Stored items
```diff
@@ -606,16 +644,30 @@
       s << "    const bool bypass = false;\n";
     }
     s << "    const u64 base = (A.tile0 + t) * (u64) EVQL_TILE_ROWS;\n";
+    tile_window("    ");
     tile_loads("    ");
     s << "#pragma unroll\n    for (int u = 0; u < EVQL_UNROLL; ++u) {\n";
     s << "      const u64 r = base + ((u64) (u * EVQL_BLOCK) + tid) * 2;\n";
-    s << "      EvqlRowOut o;\n";
-    for (int j = 0; j < 2; ++j) {
-      eval_call("      ", j);
-      s << "      evql_update(A, lds, acc, bypass, r + " << j << ", o);\n";
+    if (probe_ahead()) {
+      s << "      EvqlRowOut o0, o1;\n";
+      for (int j = 0; j < 2; ++j) eval_call("      ", j, nullptr, j ? "o1" : "o0");
+      for (int j = 0; j < 2; ++j) {
+        s << "      const u64 k" << j << " = evql_lds_peek(&lds[(u32) o" << j
+          << ".ident & (EVQL_LDS_SLOTS - 1)]);\n";
+      }
+      for (int j = 0; j < 2; ++j) {
+        s << "      evql_update(A, lds, acc, bypass, r + " << j << ", o" << j << ", k" << j << ");\n";
+      }
+    } else {
+      s << "      EvqlRowOut o;\n";
+      for (int j = 0; j < 2; ++j) {
+        eval_call("      ", j);
+        s << "      evql_update(A, lds, acc, bypass, r + " << j << ", o);\n";
+      }
     }
     s << "    }\n  }\n";
     });
+    window32 = true;
 
     zone_skip_flush("  ");
     s << "  {\n    const u64 p = evql_wave_reduce<EVQL_OP_ADD_U64>(acc.passed);\n";
@@ -725,10 +777,12 @@
     s << "  const u32 tid = threadIdx.x;\n";
     s << "  __shared__ u32 wsum[EVQL_NWAVE];\n";
     zone_skip_decl("  ");
+    window32 = false;
     tile_loop_twice("  ", [&] {
     s << "  for (u64 t = blockIdx.x; t < A.ntiles; t += gridDim.x) {\n";
     zone_skip("    ", "if (tid == 0) tile_count[t] = 0;");
     s << "    const u64 base = (A.tile0 + t) * (u64) EVQL_TILE_ROWS;\n";
+    tile_window("    ");
     tile_loads("    ", &where_cols);
     s << "    u32 cnt = 0;\n";
     s << "#pragma unroll\n    for (int u = 0; u < EVQL_UNROLL; ++u) {\n";
@@ -747,6 +801,7 @@
     s << "    __syncthreads();\n";
     s << "  }\n";
     });
+    window32 = true;
     zone_skip_flush("  ");
     s << "}\n\n";
 
@@ -760,6 +815,7 @@
     s << "    const u64 dst0 = S.tile_offset[t] - S.window_base;\n";
     s << "    if (S.tile_offset[t + 1] == S.tile_offset[t]) continue;\n";
     s << "    const u64 base = (A.tile0 + t) * (u64) EVQL_TILE_ROWS;\n";
+    tile_window("    ");
     tile_loads("    ");
     s << "    u32 live = 0;  // bit 2u + j: row (u, j) of this lane passes\n";
     s << "#pragma unroll\n    for (int u = 0; u < EVQL_UNROLL; ++u) {\n";
@@ -829,6 +885,7 @@
     s << "  const u32 tid = threadIdx.x;\n";
     s << "  for (u64 t = blockIdx.x; t < A.ntiles; t += gridDim.x) {\n";
     s << "    const u64 base = (A.tile0 + t) * (u64) EVQL_TILE_ROWS;\n";
+    tile_window("    ");
     tile_loads("    ");
     s << "#pragma unroll\n    for (int u = 0; u < EVQL_UNROLL; ++u) {\n";
     s << "      const u64 r = base + ((u64) (u * EVQL_BLOCK) + tid) * 2;\n";
@@ -889,10 +946,12 @@
     s << "  for (u32 i = tid; i < EVQL_NPART; i += EVQL_BLOCK) hist[i] = 0;\n  __syncthreads();\n";
     s << "  const u64 t0 = (u64) blockIdx.x * P.tiles_per_wg;\n";
     s << "  const u64 t1 = t0 + P.tiles_per_wg < A.ntiles ? t0 + P.tiles_per_wg : A.ntiles;\n";
+    window32 = false;
     tile_loop_twice("  ", [&] {
     s << "  for (u64 t = t0; t < t1; ++t) {\n";
     zone_skip("    ", "", false);
     s << "    const u64 base = (A.tile0 + t) * (u64) EVQL_TILE_ROWS;\n";
+    tile_window("    ");
     tile_loads("    ");
     s << "#pragma unroll\n    for (int u = 0; u < EVQL_UNROLL; ++u) {\n";
     s << "      const u64 r = base + ((u64) (u * EVQL_BLOCK) + tid) * 2;\n";
@@ -903,6 +962,7 @@
     }
     s << "    }\n  }\n";
     });
+    window32 = true;
     s << "  __syncthreads();\n";
     s << "  for (u32 i = tid; i < EVQL_NPART; i += EVQL_BLOCK) P.counts[(u64) i * P.nwg + blockIdx.x] = "
          "hist[i];\n";
@@ -927,6 +987,7 @@
     s << "  for (u64 t = t0; t < t1; ++t) {\n";
     zone_skip("    ", "");
     s << "    const u64 base = (A.tile0 + t) * (u64) EVQL_TILE_ROWS;\n";
+    tile_window("    ");
     tile_loads("    ");
     s << "    for (u32 i = tid; i < EVQL_NCOARSE; i += EVQL_BLOCK) hist[i] = 0;\n";
     s << "    __syncthreads();\n";
diff --git a/eventql_amd/csrc/evql_device.h b/eventql_amd/csrc/evql_device.h
--- a/eventql_amd/csrc/evql_device.h
+++ b/eventql_amd/csrc/evql_device.h
@@ -349,10 +349,9 @@
 }
 
 template <int MAXP>
-__device__ __forceinline__ int evql_lds_find(u64* keys, u32 mask, u64 ident, u32 h) {
+__device__ __forceinline__ int evql_lds_find_from(u64* keys, u32 mask, u64 ident, u32 h, u64 cur) {
   u32 s = (u32) ident & mask;
   {
-    u64 cur = evql_lds_peek(&keys[s]);
     if (cur == ident) return (int) s;
     if (cur == EVQL_EMPTY) {
       u64 old = atomicCAS(&keys[s], EVQL_EMPTY, ident);
@@ -371,6 +370,10 @@
     s = (s + 1) & mask;
   }
   return -1;
+}
+template <int MAXP>
+__device__ __forceinline__ int evql_lds_find(u64* keys, u32 mask, u64 ident, u32 h) {
+  return evql_lds_find_from<MAXP>(keys, mask, ident, h, evql_lds_peek(&keys[(u32) ident & mask]));
 }
 
 #define EVQL_GTAB_MAX_PROBE 128
```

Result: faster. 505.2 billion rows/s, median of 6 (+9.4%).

**TASK TO COMPLETE:** Find every line above where the word "ident" occurs, and copy that line.

**SOLUTION:**
+          << ".ident & (EVQL_LDS_SLOTS - 1)]);\n";
-__device__ __forceinline__ int evql_lds_find(u64* keys, u32 mask, u64 ident, u32 h) {
+__device__ __forceinline__ int evql_lds_find_from(u64* keys, u32 mask, u64 ident, u32 h, u64 cur) {
   u32 s = (u32) ident & mask;
     if (cur == ident) return (int) s;
       u64 old = atomicCAS(&keys[s], EVQL_EMPTY, ident);
+__device__ __forceinline__ int evql_lds_find(u64* keys, u32 mask, u64 ident, u32 h) {
+  return evql_lds_find_from<MAXP>(keys, mask, ident, h, evql_lds_peek(&keys[(u32) ident & mask]));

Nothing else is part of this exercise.